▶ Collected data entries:
━━━
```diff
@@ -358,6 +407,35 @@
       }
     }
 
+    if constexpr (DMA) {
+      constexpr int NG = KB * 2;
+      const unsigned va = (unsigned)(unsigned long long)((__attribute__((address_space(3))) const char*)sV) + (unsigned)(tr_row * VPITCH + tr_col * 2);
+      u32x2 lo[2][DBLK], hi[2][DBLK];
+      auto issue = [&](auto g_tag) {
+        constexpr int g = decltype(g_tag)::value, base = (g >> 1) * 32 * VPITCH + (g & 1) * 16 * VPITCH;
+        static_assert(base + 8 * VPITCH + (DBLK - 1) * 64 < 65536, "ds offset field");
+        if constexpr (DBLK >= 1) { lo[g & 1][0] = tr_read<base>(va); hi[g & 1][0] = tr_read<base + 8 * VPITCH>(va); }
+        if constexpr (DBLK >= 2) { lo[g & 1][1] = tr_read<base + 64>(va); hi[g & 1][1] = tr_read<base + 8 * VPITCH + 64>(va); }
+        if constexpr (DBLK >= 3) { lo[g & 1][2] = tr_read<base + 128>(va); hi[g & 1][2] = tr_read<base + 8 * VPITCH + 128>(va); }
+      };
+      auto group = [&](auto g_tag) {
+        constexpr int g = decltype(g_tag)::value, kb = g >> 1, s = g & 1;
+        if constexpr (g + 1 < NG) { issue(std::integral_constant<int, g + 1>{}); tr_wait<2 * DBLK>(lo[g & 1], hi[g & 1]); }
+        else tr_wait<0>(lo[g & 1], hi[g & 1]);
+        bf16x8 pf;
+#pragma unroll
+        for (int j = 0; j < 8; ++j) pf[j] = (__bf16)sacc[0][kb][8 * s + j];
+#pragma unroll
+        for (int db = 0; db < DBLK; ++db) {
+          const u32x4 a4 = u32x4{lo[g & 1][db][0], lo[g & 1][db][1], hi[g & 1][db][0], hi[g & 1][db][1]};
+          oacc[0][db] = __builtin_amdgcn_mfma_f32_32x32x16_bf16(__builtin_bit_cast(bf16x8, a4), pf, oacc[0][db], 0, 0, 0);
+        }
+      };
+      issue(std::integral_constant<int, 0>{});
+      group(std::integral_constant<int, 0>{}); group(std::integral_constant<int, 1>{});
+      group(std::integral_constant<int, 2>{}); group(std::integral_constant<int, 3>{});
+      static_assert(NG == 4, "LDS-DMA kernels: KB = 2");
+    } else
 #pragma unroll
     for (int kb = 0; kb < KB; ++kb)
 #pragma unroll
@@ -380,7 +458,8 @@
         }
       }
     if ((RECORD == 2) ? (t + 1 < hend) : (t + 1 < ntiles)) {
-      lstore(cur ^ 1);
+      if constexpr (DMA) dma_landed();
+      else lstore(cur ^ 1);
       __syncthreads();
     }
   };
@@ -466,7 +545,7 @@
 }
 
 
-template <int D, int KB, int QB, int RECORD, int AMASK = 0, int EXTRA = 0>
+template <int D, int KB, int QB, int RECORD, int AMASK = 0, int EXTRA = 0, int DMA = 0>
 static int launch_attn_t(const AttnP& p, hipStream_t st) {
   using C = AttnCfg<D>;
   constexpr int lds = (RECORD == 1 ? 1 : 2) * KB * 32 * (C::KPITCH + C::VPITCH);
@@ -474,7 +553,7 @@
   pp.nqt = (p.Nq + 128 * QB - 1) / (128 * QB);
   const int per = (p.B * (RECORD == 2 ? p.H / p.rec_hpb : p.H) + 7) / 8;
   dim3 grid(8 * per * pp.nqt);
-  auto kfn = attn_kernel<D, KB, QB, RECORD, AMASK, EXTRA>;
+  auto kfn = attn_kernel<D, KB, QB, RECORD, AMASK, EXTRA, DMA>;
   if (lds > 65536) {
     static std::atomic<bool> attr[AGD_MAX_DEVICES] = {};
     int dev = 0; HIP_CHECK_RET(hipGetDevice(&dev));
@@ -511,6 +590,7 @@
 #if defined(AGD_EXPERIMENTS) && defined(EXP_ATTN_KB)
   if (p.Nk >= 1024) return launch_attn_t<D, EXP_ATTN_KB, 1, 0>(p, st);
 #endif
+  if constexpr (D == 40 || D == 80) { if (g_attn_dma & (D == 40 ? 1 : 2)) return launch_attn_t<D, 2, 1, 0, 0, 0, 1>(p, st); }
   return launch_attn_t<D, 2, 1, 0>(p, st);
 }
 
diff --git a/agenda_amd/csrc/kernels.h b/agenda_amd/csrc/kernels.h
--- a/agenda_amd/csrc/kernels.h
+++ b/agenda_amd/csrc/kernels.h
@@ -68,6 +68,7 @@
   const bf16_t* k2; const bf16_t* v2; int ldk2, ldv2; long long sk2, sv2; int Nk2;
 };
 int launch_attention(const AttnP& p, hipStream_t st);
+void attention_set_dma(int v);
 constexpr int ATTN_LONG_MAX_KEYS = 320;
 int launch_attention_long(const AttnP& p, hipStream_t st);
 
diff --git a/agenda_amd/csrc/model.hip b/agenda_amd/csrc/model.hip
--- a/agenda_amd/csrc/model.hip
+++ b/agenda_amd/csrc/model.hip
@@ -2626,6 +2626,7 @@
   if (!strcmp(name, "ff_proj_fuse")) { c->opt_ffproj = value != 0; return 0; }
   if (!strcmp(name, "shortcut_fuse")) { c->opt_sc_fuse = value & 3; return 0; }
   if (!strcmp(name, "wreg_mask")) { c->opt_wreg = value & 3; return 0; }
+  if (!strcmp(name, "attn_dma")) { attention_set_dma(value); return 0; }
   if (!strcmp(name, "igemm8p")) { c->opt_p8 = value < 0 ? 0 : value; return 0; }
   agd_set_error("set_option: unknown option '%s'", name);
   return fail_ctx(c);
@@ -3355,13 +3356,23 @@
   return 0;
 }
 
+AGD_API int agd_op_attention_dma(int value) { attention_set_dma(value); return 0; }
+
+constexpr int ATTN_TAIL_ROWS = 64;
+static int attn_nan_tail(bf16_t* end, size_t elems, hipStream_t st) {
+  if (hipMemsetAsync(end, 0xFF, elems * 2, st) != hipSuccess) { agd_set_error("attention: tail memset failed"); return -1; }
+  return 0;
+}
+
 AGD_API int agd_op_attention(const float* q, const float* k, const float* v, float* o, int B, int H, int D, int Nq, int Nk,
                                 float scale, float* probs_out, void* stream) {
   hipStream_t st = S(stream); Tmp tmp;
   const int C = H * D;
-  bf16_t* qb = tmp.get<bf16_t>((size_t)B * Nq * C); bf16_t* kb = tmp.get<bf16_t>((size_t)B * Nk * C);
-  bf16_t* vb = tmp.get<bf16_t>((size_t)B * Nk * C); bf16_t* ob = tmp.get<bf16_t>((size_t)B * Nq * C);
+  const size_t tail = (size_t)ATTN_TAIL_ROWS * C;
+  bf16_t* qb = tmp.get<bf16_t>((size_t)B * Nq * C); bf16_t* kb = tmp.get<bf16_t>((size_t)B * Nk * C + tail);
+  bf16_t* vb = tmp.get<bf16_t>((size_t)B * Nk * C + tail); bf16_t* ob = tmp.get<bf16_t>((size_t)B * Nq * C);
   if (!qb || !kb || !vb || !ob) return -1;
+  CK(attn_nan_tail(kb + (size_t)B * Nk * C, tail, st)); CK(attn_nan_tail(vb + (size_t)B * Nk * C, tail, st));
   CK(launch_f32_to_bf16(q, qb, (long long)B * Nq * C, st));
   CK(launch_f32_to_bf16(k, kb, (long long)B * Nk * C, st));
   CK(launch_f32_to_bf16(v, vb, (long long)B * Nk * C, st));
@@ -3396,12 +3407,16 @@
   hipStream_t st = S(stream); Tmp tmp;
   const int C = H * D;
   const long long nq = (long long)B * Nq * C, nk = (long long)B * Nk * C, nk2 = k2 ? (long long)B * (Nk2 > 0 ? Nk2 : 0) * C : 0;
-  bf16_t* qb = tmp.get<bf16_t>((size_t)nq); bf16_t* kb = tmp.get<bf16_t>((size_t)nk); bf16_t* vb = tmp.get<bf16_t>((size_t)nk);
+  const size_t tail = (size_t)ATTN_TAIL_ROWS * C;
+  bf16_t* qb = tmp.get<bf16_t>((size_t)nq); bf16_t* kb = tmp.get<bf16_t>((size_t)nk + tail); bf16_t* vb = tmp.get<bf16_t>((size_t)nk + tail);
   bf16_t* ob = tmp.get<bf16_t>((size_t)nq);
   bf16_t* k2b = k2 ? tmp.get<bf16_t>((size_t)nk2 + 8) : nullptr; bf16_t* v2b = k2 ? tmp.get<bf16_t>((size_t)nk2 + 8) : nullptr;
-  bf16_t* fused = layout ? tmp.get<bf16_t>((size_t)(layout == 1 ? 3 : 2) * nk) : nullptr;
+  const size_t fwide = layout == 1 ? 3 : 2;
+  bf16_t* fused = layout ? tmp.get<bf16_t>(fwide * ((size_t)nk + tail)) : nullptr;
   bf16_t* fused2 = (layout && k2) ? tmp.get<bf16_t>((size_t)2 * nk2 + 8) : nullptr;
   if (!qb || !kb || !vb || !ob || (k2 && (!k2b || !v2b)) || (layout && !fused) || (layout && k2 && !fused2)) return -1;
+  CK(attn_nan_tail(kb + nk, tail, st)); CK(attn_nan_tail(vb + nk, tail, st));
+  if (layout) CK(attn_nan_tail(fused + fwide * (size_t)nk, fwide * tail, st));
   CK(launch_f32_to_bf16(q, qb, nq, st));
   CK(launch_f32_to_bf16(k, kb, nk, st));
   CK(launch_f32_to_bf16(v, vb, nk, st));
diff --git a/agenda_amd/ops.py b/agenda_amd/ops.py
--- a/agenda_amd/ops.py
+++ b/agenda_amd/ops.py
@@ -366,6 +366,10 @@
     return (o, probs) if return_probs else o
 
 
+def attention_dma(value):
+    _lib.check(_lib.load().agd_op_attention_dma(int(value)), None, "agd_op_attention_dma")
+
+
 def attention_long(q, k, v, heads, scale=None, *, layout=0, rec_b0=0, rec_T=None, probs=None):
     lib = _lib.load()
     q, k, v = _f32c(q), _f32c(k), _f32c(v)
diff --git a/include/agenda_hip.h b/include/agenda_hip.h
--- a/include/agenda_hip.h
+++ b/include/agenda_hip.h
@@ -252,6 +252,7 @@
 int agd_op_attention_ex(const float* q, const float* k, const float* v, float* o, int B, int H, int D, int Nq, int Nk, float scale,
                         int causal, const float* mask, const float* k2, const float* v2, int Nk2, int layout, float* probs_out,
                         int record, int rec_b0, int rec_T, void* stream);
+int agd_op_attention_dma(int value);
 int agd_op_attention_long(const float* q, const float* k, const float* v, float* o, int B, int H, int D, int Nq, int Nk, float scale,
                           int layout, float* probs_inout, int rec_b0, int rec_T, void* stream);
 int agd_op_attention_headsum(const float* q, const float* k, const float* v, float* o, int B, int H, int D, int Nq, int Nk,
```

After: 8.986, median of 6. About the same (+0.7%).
━━━
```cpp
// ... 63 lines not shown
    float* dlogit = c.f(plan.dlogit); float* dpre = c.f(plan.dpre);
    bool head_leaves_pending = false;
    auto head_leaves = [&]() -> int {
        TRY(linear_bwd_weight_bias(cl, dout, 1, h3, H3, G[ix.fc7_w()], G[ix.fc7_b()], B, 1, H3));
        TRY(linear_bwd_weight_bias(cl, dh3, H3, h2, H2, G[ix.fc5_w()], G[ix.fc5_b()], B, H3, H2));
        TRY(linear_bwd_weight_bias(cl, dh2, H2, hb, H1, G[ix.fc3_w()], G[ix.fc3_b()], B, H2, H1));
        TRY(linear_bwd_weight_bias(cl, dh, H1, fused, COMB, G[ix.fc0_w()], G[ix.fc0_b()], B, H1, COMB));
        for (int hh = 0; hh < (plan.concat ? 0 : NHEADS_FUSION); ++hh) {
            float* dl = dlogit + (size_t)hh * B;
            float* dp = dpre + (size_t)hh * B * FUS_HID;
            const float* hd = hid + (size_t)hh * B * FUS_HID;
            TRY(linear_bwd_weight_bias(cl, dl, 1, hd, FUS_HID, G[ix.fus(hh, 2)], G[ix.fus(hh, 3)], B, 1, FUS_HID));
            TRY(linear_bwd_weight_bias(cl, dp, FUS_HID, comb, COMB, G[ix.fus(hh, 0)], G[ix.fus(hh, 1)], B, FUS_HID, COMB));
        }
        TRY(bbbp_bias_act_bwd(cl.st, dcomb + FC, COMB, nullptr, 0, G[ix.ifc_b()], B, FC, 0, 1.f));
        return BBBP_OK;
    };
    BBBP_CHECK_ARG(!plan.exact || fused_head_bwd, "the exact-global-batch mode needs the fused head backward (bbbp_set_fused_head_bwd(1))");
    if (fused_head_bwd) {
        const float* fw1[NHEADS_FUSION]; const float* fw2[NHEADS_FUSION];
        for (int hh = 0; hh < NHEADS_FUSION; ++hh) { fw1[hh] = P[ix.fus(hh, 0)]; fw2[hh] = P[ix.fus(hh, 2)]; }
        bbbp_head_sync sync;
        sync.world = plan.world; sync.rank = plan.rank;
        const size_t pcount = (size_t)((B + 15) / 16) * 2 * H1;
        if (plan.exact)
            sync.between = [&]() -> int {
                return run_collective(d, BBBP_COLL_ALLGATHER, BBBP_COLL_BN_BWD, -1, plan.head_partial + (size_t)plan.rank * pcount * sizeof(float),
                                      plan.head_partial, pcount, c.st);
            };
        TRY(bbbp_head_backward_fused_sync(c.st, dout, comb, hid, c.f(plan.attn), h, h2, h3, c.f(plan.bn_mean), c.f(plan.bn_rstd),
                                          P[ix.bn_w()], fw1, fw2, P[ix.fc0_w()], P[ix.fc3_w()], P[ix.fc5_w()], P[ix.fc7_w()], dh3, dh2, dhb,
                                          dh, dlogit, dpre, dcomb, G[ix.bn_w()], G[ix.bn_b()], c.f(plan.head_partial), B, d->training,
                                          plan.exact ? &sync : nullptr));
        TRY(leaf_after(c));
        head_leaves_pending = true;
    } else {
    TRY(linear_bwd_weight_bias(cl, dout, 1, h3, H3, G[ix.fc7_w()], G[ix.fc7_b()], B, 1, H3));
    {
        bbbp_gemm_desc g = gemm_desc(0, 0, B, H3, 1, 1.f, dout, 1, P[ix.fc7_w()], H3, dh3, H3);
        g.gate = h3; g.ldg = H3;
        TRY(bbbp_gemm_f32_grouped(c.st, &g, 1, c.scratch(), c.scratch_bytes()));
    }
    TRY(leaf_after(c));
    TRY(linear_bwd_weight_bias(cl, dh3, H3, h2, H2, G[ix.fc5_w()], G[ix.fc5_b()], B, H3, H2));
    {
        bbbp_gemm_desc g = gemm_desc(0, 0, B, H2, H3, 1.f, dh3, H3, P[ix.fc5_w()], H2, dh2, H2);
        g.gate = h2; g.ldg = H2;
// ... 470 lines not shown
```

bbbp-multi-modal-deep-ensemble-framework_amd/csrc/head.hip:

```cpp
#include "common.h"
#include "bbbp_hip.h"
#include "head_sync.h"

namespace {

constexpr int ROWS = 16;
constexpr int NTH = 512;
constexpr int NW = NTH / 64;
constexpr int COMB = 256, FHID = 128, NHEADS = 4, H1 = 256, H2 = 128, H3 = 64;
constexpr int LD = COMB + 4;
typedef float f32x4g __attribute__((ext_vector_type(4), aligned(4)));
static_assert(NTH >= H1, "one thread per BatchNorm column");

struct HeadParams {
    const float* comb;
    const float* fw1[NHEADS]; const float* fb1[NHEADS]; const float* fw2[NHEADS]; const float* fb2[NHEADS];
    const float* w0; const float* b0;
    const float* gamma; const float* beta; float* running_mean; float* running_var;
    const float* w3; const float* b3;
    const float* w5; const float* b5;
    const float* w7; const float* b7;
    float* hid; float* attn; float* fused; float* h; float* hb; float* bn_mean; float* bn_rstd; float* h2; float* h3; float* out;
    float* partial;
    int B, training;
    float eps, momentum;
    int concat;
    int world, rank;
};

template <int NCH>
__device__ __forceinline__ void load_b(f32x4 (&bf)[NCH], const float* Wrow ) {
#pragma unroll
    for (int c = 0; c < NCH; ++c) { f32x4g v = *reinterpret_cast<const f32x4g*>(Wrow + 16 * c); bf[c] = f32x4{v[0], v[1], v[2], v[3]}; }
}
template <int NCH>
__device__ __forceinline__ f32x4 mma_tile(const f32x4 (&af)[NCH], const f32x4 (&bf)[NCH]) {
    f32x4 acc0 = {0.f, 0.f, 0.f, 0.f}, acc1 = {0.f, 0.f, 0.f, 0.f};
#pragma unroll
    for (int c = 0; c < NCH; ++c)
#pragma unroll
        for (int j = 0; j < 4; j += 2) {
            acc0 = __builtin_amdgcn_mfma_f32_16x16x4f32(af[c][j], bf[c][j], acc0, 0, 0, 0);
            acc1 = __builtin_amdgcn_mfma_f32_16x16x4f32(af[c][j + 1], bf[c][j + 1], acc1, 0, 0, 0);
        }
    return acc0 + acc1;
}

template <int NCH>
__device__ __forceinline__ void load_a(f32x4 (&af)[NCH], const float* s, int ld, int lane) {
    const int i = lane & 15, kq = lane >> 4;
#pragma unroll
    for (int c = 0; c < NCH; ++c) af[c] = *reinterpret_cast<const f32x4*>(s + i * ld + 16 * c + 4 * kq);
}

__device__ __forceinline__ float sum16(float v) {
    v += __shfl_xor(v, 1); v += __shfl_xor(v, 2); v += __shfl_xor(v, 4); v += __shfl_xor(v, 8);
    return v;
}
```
━━━
▶ HOW TO COMPLETE THIS TASK:
Among the lines above, find those carrying the word "value" and copy them out.

▶ TASK RESPONSE:
+        constexpr int g = decltype(g_tag)::value, base = (g >> 1) * 32 * VPITCH + (g & 1) * 16 * VPITCH;
+        constexpr int g = decltype(g_tag)::value, kb = g >> 1, s = g & 1;
   if (!strcmp(name, "ff_proj_fuse")) { c->opt_ffproj = value != 0; return 0; }
   if (!strcmp(name, "shortcut_fuse")) { c->opt_sc_fuse = value & 3; return 0; }
   if (!strcmp(name, "wreg_mask")) { c->opt_wreg = value & 3; return 0; }
+  if (!strcmp(name, "attn_dma")) { attention_set_dma(value); return 0; }
   if (!strcmp(name, "igemm8p")) { c->opt_p8 = value < 0 ? 0 : value; return 0; }
+AGD_API int agd_op_attention_dma(int value) { attention_set_dma(value); return 0; }
+def attention_dma(value):
+    _lib.check(_lib.load().agd_op_attention_dma(int(value)), None, "agd_op_attention_dma")
+int agd_op_attention_dma(int value);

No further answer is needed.